**Work order:**
Answer with a single number: the count of lines below that hold "logN".

Start of Records for the exercise

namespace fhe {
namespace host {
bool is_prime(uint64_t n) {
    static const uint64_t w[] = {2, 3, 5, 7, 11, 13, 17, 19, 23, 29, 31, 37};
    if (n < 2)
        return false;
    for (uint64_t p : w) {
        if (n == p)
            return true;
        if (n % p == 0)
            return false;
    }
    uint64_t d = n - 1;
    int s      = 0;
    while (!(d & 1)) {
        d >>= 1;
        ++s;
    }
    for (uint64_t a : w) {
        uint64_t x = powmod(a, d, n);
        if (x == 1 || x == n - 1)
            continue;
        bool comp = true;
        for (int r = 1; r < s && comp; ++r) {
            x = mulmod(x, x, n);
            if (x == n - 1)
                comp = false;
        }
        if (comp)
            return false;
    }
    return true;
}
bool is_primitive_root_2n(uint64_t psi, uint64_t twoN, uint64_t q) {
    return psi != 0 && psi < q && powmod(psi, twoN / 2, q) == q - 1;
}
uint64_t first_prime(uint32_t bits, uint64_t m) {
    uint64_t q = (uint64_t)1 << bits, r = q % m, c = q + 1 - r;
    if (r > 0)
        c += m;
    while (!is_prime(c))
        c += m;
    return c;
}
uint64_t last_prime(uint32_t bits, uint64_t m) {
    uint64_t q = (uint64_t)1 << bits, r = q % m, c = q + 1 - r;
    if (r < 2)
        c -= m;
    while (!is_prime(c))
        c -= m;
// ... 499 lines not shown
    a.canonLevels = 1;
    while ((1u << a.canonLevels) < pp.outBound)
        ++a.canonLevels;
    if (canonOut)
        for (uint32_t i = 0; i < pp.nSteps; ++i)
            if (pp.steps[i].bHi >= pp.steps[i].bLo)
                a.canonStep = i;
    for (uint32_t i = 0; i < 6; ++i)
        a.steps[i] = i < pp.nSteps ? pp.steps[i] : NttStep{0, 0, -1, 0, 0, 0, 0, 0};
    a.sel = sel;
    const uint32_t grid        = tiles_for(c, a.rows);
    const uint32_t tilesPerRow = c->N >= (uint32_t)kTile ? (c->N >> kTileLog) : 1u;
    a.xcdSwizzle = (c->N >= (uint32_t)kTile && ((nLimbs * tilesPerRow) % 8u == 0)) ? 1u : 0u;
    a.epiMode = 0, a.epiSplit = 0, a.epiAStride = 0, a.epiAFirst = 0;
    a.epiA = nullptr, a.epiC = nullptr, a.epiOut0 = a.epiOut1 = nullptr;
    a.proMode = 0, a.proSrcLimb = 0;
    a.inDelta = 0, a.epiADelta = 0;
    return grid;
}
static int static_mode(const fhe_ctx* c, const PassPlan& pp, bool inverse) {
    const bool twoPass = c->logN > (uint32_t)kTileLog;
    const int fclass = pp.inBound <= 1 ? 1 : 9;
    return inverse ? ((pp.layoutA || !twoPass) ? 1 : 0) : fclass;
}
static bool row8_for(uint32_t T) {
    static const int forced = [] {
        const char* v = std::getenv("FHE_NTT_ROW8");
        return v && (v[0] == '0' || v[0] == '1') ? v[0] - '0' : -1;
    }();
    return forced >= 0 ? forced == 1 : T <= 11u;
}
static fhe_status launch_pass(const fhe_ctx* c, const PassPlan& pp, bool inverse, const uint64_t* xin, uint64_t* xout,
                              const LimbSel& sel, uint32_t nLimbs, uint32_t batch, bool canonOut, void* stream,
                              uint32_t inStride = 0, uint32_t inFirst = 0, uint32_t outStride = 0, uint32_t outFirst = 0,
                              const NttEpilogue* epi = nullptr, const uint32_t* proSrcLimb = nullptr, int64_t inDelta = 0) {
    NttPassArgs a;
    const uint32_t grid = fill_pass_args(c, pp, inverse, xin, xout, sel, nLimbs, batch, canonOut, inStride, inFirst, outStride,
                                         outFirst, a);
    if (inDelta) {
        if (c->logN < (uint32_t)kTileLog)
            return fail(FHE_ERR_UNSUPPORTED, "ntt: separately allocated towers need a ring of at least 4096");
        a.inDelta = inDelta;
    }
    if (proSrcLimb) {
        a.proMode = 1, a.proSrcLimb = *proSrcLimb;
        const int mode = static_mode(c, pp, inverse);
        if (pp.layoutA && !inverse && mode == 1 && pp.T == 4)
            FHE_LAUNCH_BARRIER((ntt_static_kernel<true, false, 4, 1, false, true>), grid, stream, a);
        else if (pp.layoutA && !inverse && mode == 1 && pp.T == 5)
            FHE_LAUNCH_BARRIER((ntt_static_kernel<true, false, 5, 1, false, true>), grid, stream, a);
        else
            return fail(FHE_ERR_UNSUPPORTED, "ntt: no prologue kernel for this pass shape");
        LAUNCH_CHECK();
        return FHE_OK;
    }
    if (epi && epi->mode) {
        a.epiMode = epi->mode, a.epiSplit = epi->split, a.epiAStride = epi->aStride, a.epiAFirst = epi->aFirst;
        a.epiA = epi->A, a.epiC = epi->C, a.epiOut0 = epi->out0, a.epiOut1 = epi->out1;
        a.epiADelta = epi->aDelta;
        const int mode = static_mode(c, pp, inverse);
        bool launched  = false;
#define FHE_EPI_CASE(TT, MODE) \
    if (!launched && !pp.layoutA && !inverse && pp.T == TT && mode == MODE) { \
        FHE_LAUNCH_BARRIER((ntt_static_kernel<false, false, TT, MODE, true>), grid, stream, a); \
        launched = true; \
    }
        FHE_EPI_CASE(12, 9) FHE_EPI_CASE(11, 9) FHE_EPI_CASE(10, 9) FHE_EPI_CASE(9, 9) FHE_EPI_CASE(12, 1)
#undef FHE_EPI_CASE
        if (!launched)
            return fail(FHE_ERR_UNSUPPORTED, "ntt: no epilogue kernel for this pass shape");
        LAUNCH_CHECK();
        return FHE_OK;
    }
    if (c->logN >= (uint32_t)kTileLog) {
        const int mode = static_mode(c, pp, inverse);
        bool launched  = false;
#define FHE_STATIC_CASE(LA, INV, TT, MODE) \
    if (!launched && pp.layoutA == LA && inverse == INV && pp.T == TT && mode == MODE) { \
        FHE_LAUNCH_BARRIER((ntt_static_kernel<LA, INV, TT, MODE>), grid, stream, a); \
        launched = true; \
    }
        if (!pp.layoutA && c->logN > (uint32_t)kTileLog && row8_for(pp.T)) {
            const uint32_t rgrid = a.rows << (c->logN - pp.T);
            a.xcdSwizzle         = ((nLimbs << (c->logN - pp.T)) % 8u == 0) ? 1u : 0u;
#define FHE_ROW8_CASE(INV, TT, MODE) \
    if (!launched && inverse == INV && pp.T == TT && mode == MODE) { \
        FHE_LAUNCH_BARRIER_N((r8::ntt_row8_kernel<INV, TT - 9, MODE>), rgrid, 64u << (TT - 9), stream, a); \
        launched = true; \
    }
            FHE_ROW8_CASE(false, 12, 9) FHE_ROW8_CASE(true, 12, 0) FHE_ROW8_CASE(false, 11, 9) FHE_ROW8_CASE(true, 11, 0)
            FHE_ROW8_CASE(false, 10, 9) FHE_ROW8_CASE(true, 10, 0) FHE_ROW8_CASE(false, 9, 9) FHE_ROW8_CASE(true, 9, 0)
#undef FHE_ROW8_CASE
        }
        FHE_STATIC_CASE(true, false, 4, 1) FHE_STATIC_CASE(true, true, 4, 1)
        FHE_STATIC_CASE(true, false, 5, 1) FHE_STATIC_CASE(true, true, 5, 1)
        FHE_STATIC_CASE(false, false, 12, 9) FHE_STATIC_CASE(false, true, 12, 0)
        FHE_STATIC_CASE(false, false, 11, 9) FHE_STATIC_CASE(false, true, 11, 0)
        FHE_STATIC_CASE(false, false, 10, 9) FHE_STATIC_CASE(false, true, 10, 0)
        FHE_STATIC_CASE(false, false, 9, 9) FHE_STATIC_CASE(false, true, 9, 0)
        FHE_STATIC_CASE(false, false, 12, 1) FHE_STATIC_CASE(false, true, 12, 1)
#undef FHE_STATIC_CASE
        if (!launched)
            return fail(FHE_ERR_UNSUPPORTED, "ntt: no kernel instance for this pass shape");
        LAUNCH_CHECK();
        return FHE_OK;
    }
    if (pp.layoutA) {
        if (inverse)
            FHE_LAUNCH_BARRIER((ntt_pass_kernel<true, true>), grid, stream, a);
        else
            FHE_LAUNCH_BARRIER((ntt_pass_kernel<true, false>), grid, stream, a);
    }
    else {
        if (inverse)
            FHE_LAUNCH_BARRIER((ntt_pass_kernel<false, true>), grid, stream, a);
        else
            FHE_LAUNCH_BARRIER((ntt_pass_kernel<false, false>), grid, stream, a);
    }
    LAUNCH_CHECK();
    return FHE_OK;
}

End of Records for the exercise

**Exercise solution:**
6